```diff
+constexpr uint32_t kWideLadderLevels = 16;
+struct WideLadderPar {
+  float base, step;
+};
+VDB_WIDE_HD uint32_t wide_f2u(float f) { return __builtin_bit_cast(uint32_t, f); }
+VDB_WIDE_HD float wide_ladder_threshold(float base, float step, uint32_t j) { return __builtin_fmaf((float)j, step, base); }
+VDB_WIDE_HD uint32_t wide_ladder_level(float s, float base, float step) {
+  if (!(fabsf(s) <= 3.4028235e38f) || !(step >= 0.0f) || !(step <= 3.4028235e38f)) return 0u;
+  const float e = (s - base) / step;
+  uint32_t j = e >= 1.0f ? (e < (float)kWideLadderLevels ? (uint32_t)e : kWideLadderLevels) : 0u;
+  if (j < kWideLadderLevels && s >= wide_ladder_threshold(base, step, j + 1u)) j++;
+  if (j && !(s >= wide_ladder_threshold(base, step, j))) j--;
+  if (j && !(s >= wide_ladder_threshold(base, step, j))) j = 0u;
+  return j;
+}
+VDB_WIDE_HD uint32_t wide_ladder_pick(const uint32_t (&cnt)[kWideLadderLevels], uint32_t k) {
+  uint32_t sum = 0, js = 0;
+#if defined(__clang__)
+#pragma unroll
+#endif
+  for (uint32_t j = kWideLadderLevels; j >= 1u; j--) {
+    const uint32_t c = cnt[j - 1u];
+    sum = sum + c < sum ? 0xFFFFFFFFu : sum + c;
+    if (js == 0u && sum >= k) js = j;
+  }
+  return k ? js : 0u;
+}
+VDB_WIDE_HD uint64_t wide_key_of_score(float score) {
+  const uint32_t b = wide_f2u(score);
+  const uint32_t asc = b ^ ((b >> 31) ? 0xFFFFFFFFu : 0x80000000u);
+  return (uint64_t)(~asc) << 32;
+}
+VDB_WIDE_HD uint64_t wide_tau_key(float s_k, float delta, bool* ok, float extra = 0.0f) {
+  const float lowered = s_k - 2.0f * delta * 1.01f - extra - fabsf(s_k) * 1e-6f;
+  *ok = lowered == lowered && fabsf(lowered) < 3.0e38f;
+  return wide_key_of_score(lowered);
+}
+VDB_WIDE_HD uint64_t wide_tau_closed() { return wide_key_of_score(3.0e38f); }
+VDB_WIDE_HD uint64_t wide_ladder_refresh(uint64_t old, const uint32_t (&cnt)[kWideLadderLevels], uint32_t k, WideLadderPar p, float delta,
+                                         uint32_t list_cnt, uint32_t list_cap) {
+  uint64_t t = old;
+  const uint32_t js = wide_ladder_pick(cnt, k);
+  if (js && p.step >= 0.0f && p.step <= 3.4028235e38f) {
+    bool ok;
+    const uint64_t key = wide_tau_key(wide_ladder_threshold(p.base, p.step, js), delta, &ok);
+    if (ok && key < t) t = key;
+  }
+  if (list_cnt > list_cap && wide_tau_closed() < t) t = wide_tau_closed();
+  return t;
+}
+
+#if defined(__HIPCC__)
 
 constexpr uint32_t kWideMaxK = 128;
 constexpr uint32_t kWideCap = 4096;
@@ -26,6 +85,8 @@
   const uint32_t* norm_max_bits;
   float* extra;
   uint32_t cap, k, dim;
+  uint32_t* lad;
+  WideLadderPar* lad_par;
   float eps_extra;
 };
 struct WideOutArgs {
@@ -59,6 +120,8 @@
 hipError_t launch_sweep_gemm_bf16_wide(int metric, const Bf16GemmPlan& p, const uint16_t* rows16, uint64_t row_stride, const float* norms,
                                        const uint8_t* alive, const uint16_t* queries16, uint64_t q_stride, const uint64_t* tau0,
                                        uint64_t* wide_keys, uint32_t* wide_cnt, uint32_t wide_cap, uint32_t dim, uint32_t nq, hipStream_t st,
-                                       const float* qnorms);
+                                       const float* qnorms, uint32_t* lad = nullptr, const WideLadderPar* lad_par = nullptr,
+                                       const float* lad_delta = nullptr, uint32_t lad_k = 0);
+#endif
 
 }
```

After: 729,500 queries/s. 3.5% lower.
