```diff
diff --git a/bayer_low_light_image_enhancement_amd/csrc/rf_fused.hip b/bayer_low_light_image_enhancement_amd/csrc/rf_fused.hip
--- a/bayer_low_light_image_enhancement_amd/csrc/rf_fused.hip
+++ b/bayer_low_light_image_enhancement_amd/csrc/rf_fused.hip
@@ -340,10 +340,6 @@
     }
 }
 
-static bool heads_fit_tiles(int C, int heads) {
-    const int c = heads > 0 ? C / heads : 0;
-    return heads > 0 && C % heads == 0 && c <= 16 && 16 % c == 0;
-}
 static bool attn_front_shape_ok(int C, int h, int w) { return C == 32 && (w % 4 == 0) && ((double)C * h * w * 4.0 < 4.0e9); }
 bool fused_attn_supported(int C, int heads, int h, int w) { return heads_fit_tiles(C, heads) && attn_front_shape_ok(C, h, w); }
 
@@ -372,205 +368,6 @@
     return check_launch("attn_front");
 }
 
-template <int C>
-__global__ void __launch_bounds__(256, 2) attn_mid_kernel(AttnMidArgs a) {
-    using namespace fused;
-    constexpr int NQT = C / 16;
-    constexpr int NVP = C / PART;
-    constexpr int NR = NQT + NVP;
-    constexpr int PSG = fused::PSG, PSV = 448, ROWW = 4 * 16 + 2;
-    constexpr int NF4 = PART * HR * (HC / 4);
-    constexpr int FPT = (NF4 + 255) / 256;
-    constexpr unsigned OOB = 0x80000000u;
-    __shared__ __attribute__((aligned(16))) float mid[PART * PSG + 8];
-    __shared__ float wd_l[3 * C * 9], bd_l[3 * C];
-
-    const int tid = threadIdx.x, lane = tid & 63, wave = tid >> 6;
-    const int j = lane & 15, kq = lane >> 4;
-    const int slab = blockIdx.x, b = blockIdx.y;
-    const int h = a.h, w = a.w, P = h * w;
-    const float* qb = a.qkv + (size_t)b * 3 * C * P;
-    float* vb = a.v + (size_t)b * C * P;
-    for (int i = tid; i < 3 * C * 9; i += 256) wd_l[i] = a.wd[i];
-    for (int i = tid; i < 3 * C; i += 256) bd_l[i] = a.bd[i];
-
-    int pk[FPT];
-#pragma unroll
-    for (int i = 0; i < FPT; ++i) {
-        const int e = tid + 256 * i;
-        const int pl = e / (HR * (HC / 4)), rem = e % (HR * (HC / 4));
-        pk[i] = e < NF4 ? (pl << 16) | ((rem / (HC / 4)) << 8) | (rem % (HC / 4)) : -1;
-    }
-    const int tiles_y = a.ntiles / a.tiles_x;
-    const int per = (a.ntiles + a.nslab - 1) / a.nslab;
-    unsigned voff[FPT];
-    int pend_ys = 0;
-    bool pend_full = true;
-    auto plan_tile = [&](int tile, bool full) {
-        const int2 o = tile_origin(tile, tiles_y);
-        const int x0 = o.x, y0 = o.y;
-        pend_ys = y0 % HR; pend_full = full;
-#pragma unroll
-        for (int i = 0; i < FPT; ++i) {
-            int e = pk[i];
-            asm volatile("" : "+v"(e));
-            const int r = (e >> 8) & 255;
-            const int y = y0 - 1 + r, x = x0 - 4 + 4 * (e & 255);
-            const bool ok = e >= 0 && (full || r >= 2) && (unsigned)y < (unsigned)h && (unsigned)x < (unsigned)w;
-            voff[i] = ok ? (unsigned)((y * w + x) * 4) : OOB;
-        }
-    };
-    float4 stg[FPT];
-    auto load_round = [&](int rd) {
-        const bool gram = rd < NQT;
-        const size_t base = gram ? (size_t)16 * rd * P : (size_t)(2 * C + PART * (rd - NQT)) * P;
-        const size_t span = (gram ? (size_t)(C + 16) : (size_t)PART) * P, rest = (size_t)3 * C * P - base;
-        const __amdgpu_buffer_rsrc_t rs = __builtin_amdgcn_make_buffer_rsrc(
-            const_cast<float*>(qb) + base, 0, (int)((span < rest ? span : rest) * 4), 0x00020000);
-        const unsigned kjump = gram ? (unsigned)((C - 16) * P) * 4u : 0u;
-#pragma unroll
-        for (int i = 0; i < FPT; ++i) {
-            const int pl = pk[i] >> 16;
-            const unsigned off = voff[i] + (unsigned)pl * (unsigned)P * 4u + (pl >= 16 ? kjump : 0u);
-            typedef unsigned u32x4_t __attribute__((ext_vector_type(4)));
-            const u32x4_t v4 = __builtin_amdgcn_raw_buffer_load_b128(rs, (int)off, 0, 0);
-            stg[i] = make_float4(__uint_as_float(v4.x), __uint_as_float(v4.y), __uint_as_float(v4.z), __uint_as_float(v4.w));
-        }
-    };
-    auto store_round = [&](int rd) {
-        const int PSX = rd < NQT ? PSG : PSV;
-#pragma unroll
-        for (int i = 0; i < FPT; ++i) {
-            int e = pk[i];
-            asm volatile("" : "+v"(e));
-            const int r = (e >> 8) & 255;
-            const int slot = pend_ys + r - (pend_ys + r >= HR ? HR : 0);
-            if (e >= 0 && (pend_full || r >= 2)) *reinterpret_cast<float4*>(mid + (e >> 16) * PSX + slot * HC + 4 * (e & 255)) = stg[i];
-        }
-    };
-
-    const int t_begin = slab * per;
-    if (t_begin >= a.ntiles) {
-        if ((int)blockIdx.z == 0)
-            for (int i = tid; i < NQT * 16 * ROWW; i += 256) a.partial[((size_t)b * a.nslab + slab) * NQT * 16 * ROWW + i] = 0.f;
-        return;
-    }
-    const int ntw = (t_begin + per < a.ntiles) ? per : a.ntiles - t_begin;
-    f32x4 gq = {0.f, 0.f, 0.f, 0.f};
-    float nq = 0.f, nk = 0.f;
-    const int rd_lo = (int)blockIdx.z * NR / a.rgroups, rd_hi = ((int)blockIdx.z + 1) * NR / a.rgroups;
-    plan_tile(t_begin, true);
-    load_round(rd_lo);
-    __syncthreads();
-    for (int rd = rd_lo; rd < rd_hi; ++rd) {
-        for (int ti = 0; ti < ntw; ++ti) {
-            const int tile = t_begin + ti;
-            const int2 o = tile_origin(tile, tiles_y);
-            const int x0 = o.x, y0 = o.y;
-            const int yo = y0 + wave;
-            lds_barrier();
-            store_round(rd);
-            int ro[3];
-#pragma unroll
-            for (int dy = 0; dy < 3; ++dy) {
-                const int sl = pend_ys + wave + dy;
-                ro[dy] = (sl - (sl >= HR ? HR : 0)) * HC;
-            }
-            if (ti + 1 < ntw) {
-                plan_tile(tile + 1, (tile + 1) % tiles_y == 0);
-                load_round(rd);
-            } else if (rd + 1 < rd_hi) {
-                plan_tile(t_begin, true);
-                load_round(rd + 1);
-            }
-            lds_barrier();
-            if (rd < NQT) {
-                const int cq = 16 * rd + j, ck = C + 16 * rd + j;
-#pragma unroll 1
-                for (int st = 0; st < 4; ++st) {
-                    const int xo = x0 + 16 * st + 4 * kq;
-                    const bool ok = yo >= a.ylo && yo < a.yhi && xo >= a.xlo && xo < a.xhi;
-                    float qa[4], kb[4];
-                    stencil4<Edge::Wide>(mid + j * PSG + 16 * st + 4 * kq + 4, ro, j, wd_l + cq * 9, bd_l[cq], qa);
-                    stencil4<Edge::Wide>(mid + (16 + j) * PSG + 16 * st + 4 * kq + 4, ro, j, wd_l + ck * 9, bd_l[ck], kb);
-#pragma unroll
-                    for (int m = 0; m < 4; ++m) {
-                        const float qv = ok ? qa[m] : 0.f, kv = ok ? kb[m] : 0.f;
-                        gq = __builtin_amdgcn_mfma_f32_16x16x4f32(qv, kv, gq, 0, 0, 0);
-                        nq = fmaf(qv, qv, nq);
-                        nk = fmaf(kv, kv, nk);
-                    }
-                }
-            } else {
-                const int vp = rd - NQT, xo = x0 + 4 * j;
-                if (yo < h && xo < w) {
-#pragma unroll
-                    for (int s = 0; s < PART / 4; ++s) {
-                        const int hc = 4 * s + kq, cv = 2 * C + vp * PART + hc;
-                        float v[4];
-                        stencil4<Edge::Dpp>(mid + hc * PSV + 4 * j + 4, ro, j, wd_l + cv * 9, bd_l[cv], v);
-                        *reinterpret_cast<float4*>(vb + (size_t)(vp * PART + hc) * P + (size_t)yo * w + xo) = make_float4(v[0], v[1], v[2], v[3]);
-                    }
-                }
-            }
-        }
-        if (rd < NQT) {
-            __syncthreads();
-            float* red = mid;
-            for (int i = tid; i < 64 * 48; i += 256) red[(i / 48) * ROWW + 16 + i % 48] = 0.f;
-            int kq_ = kq;
-            asm volatile("" : "+v"(kq_));
-            float nqt = nq, nkt = nk;
-            nqt += __shfl_xor(nqt, 16); nqt += __shfl_xor(nqt, 32);
-            nkt += __shfl_xor(nkt, 16); nkt += __shfl_xor(nkt, 32);
-#pragma unroll
-            for (int q = 0; q < 4; ++q) {
-                const int row = 4 * kq_ + q;
-                float* rr = red + (wave * 16 + row) * ROWW;
-                rr[j] = gq[q];
-                if (row == j) { rr[64] = nqt; rr[65] = nkt; }
-            }
-            __syncthreads();
-            float* dst = a.partial + (((size_t)b * a.nslab + slab) * NQT + rd) * 16 * ROWW;
-            for (int i = tid; i < 16 * ROWW; i += 256)
-                dst[i] = ((red[i] + red[16 * ROWW + i]) + red[2 * 16 * ROWW + i]) + red[3 * 16 * ROWW + i];
-            gq = (f32x4){0.f, 0.f, 0.f, 0.f}; nq = 0.f; nk = 0.f;
-        }
-    }
-}
-
-int attn_mid_plan(int h, int w, int* nslab, size_t* partial_floats, int B, int C) {
-    const int ntiles = cdiv(w, fused::TW) * cdiv(h, fused::TH);
-    int per = ntiles / 64;
-    if (per < 1) per = 1;
-    if (per > 8) per = 8;
-    *nslab = cdiv(ntiles, per);
-    *partial_floats = (size_t)B * *nslab * (C / 16) * 16 * 66;
-    return RF_OK;
-}
-
-static bool attn_mid_shape_ok(int C, int h, int w) {
-    return (C == 64 || C == 128) && (w % 4 == 0) && ((double)(C + 16) * h * w * 4.0 < 2.0e9);
-}
-bool attn_mid_supported(int C, int heads, int h, int w) { return heads_fit_tiles(C, heads) && attn_mid_shape_ok(C, h, w); }
-
-int launch_attn_mid(AttnMidArgs a, int C, hipStream_t st) {
-    const int B = a.B, h = a.h, w = a.w;
-    RF_CHECK_ARG(attn_mid_shape_ok(C, h, w) && B <= 65535, "attn_mid: unsupported shape C=%d %dx%d", C, h, w);
-    RF_CHECK_ARG(aligned16(a.qkv) && aligned16(a.v), "attn_mid: buffers must be 16-byte aligned");
-    a.tiles_x = cdiv(w, fused::TW);
-    a.ntiles = a.tiles_x * cdiv(h, fused::TH);
-    if (!(a.yhi > 0 && a.yhi < h)) a.yhi = h;
-    if (!(a.xhi > 0 && a.xhi < w)) a.xhi = w;
-    a.rgroups = ((long)a.nslab * B < 256) ? 3 : 1;
-    const double px = (double)B * h * w;
-    ProfScope prof(st, C == 64 ? "attn_mid_kernel<64>" : "attn_mid_kernel<128>", px * (54.0 * C + 4.0 * C * 16), px * 16.0 * C);
-    const dim3 grid((unsigned)a.nslab, (unsigned)B, (unsigned)a.rgroups);
-    if (C == 64) attn_mid_kernel<64><<<grid, 256, 0, st>>>(a);
-    else attn_mid_kernel<128><<<grid, 256, 0, st>>>(a);
-    return check_launch("attn_mid");
-}
-
 #ifdef RF_STAMP
 extern "C" int rf_debug_stamps(unsigned long long* out8) {
     unsigned long long z[16] = {0};
diff --git a/bayer_low_light_image_enhancement_amd/csrc/rf_fused_tile.h b/bayer_low_light_image_enhancement_amd/csrc/rf_fused_tile.h
--- a/bayer_low_light_image_enhancement_amd/csrc/rf_fused_tile.h
+++ b/bayer_low_light_image_enhancement_amd/csrc/rf_fused_tile.h
@@ -17,6 +17,11 @@
     asm volatile("s_waitcnt lgkmcnt(0)" ::: "memory");
     __builtin_amdgcn_s_barrier();
     asm volatile("" ::: "memory");
+}
+
+static inline bool heads_fit_tiles(int C, int heads) {
+    const int c = heads > 0 ? C / heads : 0;
+    return c > 0 && C % heads == 0 && c <= 16 && 16 % c == 0;
 }
 
 namespace fused {
```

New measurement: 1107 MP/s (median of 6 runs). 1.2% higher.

#### [TASK DIRECTIONS]
Respond with only the number of lines in the records that include the word "gram".

#### [SOLUTION]
4